*** Information shown ***

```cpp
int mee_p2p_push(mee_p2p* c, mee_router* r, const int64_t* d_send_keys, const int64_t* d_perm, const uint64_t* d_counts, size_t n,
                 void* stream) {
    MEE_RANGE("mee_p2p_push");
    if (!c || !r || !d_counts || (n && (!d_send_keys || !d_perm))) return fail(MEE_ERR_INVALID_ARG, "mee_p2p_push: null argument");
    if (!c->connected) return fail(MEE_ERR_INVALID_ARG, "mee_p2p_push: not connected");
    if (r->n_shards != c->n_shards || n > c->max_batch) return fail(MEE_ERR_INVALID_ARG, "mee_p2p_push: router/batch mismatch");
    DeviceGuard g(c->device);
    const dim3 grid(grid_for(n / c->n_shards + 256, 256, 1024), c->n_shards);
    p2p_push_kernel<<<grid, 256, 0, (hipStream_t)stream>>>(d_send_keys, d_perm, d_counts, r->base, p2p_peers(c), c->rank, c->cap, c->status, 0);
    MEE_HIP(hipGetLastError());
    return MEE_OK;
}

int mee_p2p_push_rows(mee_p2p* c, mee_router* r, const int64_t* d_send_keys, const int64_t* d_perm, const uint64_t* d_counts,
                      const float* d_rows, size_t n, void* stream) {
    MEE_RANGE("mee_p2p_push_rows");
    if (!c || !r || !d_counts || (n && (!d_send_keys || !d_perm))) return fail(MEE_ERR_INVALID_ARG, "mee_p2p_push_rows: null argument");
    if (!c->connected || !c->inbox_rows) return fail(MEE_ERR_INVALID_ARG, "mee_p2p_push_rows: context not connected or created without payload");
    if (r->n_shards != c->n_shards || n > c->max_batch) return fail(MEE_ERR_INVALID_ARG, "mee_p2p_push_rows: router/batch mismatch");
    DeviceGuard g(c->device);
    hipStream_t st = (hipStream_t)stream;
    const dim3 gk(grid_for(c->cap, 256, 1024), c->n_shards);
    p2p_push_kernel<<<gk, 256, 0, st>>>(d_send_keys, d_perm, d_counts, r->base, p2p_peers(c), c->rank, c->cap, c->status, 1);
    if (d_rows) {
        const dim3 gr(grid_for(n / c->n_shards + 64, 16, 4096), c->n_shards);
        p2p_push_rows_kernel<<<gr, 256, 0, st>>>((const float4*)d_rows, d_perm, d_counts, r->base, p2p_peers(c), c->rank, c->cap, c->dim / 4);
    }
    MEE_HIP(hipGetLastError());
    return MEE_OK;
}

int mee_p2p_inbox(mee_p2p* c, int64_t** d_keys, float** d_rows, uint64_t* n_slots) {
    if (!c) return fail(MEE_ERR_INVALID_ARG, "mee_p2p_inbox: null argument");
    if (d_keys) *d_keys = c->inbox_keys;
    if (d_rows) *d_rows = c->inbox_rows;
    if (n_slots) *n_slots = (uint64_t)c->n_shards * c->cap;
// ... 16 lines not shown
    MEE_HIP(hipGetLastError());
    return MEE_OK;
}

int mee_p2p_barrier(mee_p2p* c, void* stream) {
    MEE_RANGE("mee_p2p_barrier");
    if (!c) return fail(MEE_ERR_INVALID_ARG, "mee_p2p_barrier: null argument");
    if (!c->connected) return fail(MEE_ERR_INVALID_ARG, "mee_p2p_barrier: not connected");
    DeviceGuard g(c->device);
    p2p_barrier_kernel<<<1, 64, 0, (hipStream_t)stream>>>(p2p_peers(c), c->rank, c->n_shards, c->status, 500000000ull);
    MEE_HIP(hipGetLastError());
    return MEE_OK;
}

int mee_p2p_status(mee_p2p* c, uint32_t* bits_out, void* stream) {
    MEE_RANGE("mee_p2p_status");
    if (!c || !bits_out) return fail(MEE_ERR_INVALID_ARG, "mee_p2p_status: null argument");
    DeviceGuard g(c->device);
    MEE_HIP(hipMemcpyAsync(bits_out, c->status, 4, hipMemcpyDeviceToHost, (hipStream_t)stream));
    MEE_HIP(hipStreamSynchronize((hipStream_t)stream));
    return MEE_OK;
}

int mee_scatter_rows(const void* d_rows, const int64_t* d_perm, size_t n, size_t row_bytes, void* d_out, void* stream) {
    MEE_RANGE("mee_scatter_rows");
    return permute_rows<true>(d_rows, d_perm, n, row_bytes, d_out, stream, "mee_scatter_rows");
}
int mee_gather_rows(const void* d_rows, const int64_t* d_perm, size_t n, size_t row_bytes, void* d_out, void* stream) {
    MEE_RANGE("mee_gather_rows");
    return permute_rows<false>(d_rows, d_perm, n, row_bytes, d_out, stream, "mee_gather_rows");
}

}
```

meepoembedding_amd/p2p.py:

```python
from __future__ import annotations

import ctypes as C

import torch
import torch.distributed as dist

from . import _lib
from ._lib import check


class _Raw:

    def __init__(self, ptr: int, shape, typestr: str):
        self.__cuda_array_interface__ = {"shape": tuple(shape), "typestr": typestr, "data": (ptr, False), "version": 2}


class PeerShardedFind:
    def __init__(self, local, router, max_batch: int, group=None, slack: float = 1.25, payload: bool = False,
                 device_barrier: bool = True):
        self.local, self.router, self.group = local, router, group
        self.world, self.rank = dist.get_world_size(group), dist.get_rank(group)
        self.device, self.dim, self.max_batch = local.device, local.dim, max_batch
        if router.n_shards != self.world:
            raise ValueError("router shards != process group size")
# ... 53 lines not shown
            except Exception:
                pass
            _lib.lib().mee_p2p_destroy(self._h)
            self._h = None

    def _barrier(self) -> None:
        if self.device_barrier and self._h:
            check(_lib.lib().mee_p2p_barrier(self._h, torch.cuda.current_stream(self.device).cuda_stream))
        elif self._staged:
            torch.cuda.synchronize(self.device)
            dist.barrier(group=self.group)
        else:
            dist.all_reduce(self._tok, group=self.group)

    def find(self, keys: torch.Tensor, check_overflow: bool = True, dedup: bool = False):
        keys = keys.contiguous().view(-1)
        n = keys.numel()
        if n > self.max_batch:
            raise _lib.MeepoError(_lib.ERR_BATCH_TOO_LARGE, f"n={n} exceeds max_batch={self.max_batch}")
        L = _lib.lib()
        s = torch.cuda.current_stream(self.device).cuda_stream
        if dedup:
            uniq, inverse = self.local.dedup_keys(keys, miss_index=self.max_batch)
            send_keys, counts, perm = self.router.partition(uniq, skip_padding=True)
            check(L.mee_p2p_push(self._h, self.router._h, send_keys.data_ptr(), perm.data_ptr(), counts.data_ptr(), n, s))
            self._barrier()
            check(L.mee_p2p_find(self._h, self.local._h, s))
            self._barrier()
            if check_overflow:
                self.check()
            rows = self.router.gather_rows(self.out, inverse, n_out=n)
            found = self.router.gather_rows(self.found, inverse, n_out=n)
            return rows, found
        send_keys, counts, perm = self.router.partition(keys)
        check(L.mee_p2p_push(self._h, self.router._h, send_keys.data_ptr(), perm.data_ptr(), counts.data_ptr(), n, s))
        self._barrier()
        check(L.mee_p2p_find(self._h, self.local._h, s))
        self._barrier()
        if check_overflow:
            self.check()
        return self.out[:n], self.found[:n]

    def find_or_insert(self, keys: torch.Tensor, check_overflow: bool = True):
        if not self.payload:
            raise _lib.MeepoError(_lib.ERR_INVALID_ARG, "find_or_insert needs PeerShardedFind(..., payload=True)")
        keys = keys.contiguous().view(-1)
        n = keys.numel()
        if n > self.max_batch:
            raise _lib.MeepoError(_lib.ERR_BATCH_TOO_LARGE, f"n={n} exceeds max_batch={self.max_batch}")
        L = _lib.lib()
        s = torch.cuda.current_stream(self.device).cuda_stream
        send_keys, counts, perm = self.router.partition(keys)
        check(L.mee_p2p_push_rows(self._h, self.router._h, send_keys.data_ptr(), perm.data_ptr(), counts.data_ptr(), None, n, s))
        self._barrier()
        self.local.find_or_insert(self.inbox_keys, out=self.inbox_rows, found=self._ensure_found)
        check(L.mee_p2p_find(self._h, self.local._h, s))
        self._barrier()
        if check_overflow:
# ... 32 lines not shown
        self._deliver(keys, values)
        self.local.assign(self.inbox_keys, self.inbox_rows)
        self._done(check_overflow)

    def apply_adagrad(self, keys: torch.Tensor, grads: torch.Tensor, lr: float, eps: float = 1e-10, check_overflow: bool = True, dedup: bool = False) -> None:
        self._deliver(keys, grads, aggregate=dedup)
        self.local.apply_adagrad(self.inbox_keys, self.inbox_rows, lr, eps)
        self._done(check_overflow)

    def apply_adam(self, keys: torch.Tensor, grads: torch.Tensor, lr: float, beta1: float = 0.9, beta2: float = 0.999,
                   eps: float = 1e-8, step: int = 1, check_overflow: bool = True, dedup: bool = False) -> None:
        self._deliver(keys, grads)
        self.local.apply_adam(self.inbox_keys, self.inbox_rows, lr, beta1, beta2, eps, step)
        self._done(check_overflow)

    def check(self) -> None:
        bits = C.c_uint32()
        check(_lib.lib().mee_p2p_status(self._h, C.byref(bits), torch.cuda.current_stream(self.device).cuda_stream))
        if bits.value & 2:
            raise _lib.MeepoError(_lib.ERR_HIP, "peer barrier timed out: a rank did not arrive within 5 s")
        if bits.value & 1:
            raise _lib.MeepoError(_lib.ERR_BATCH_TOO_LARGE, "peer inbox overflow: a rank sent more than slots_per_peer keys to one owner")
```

***

◆ **The problem**: Find every line of the data that includes the string "dist". Copy each of those lines.

◆ **Answer to this task**:
import torch.distributed as dist
        self.world, self.rank = dist.get_world_size(group), dist.get_rank(group)
            dist.barrier(group=self.group)
            dist.all_reduce(self._tok, group=self.group)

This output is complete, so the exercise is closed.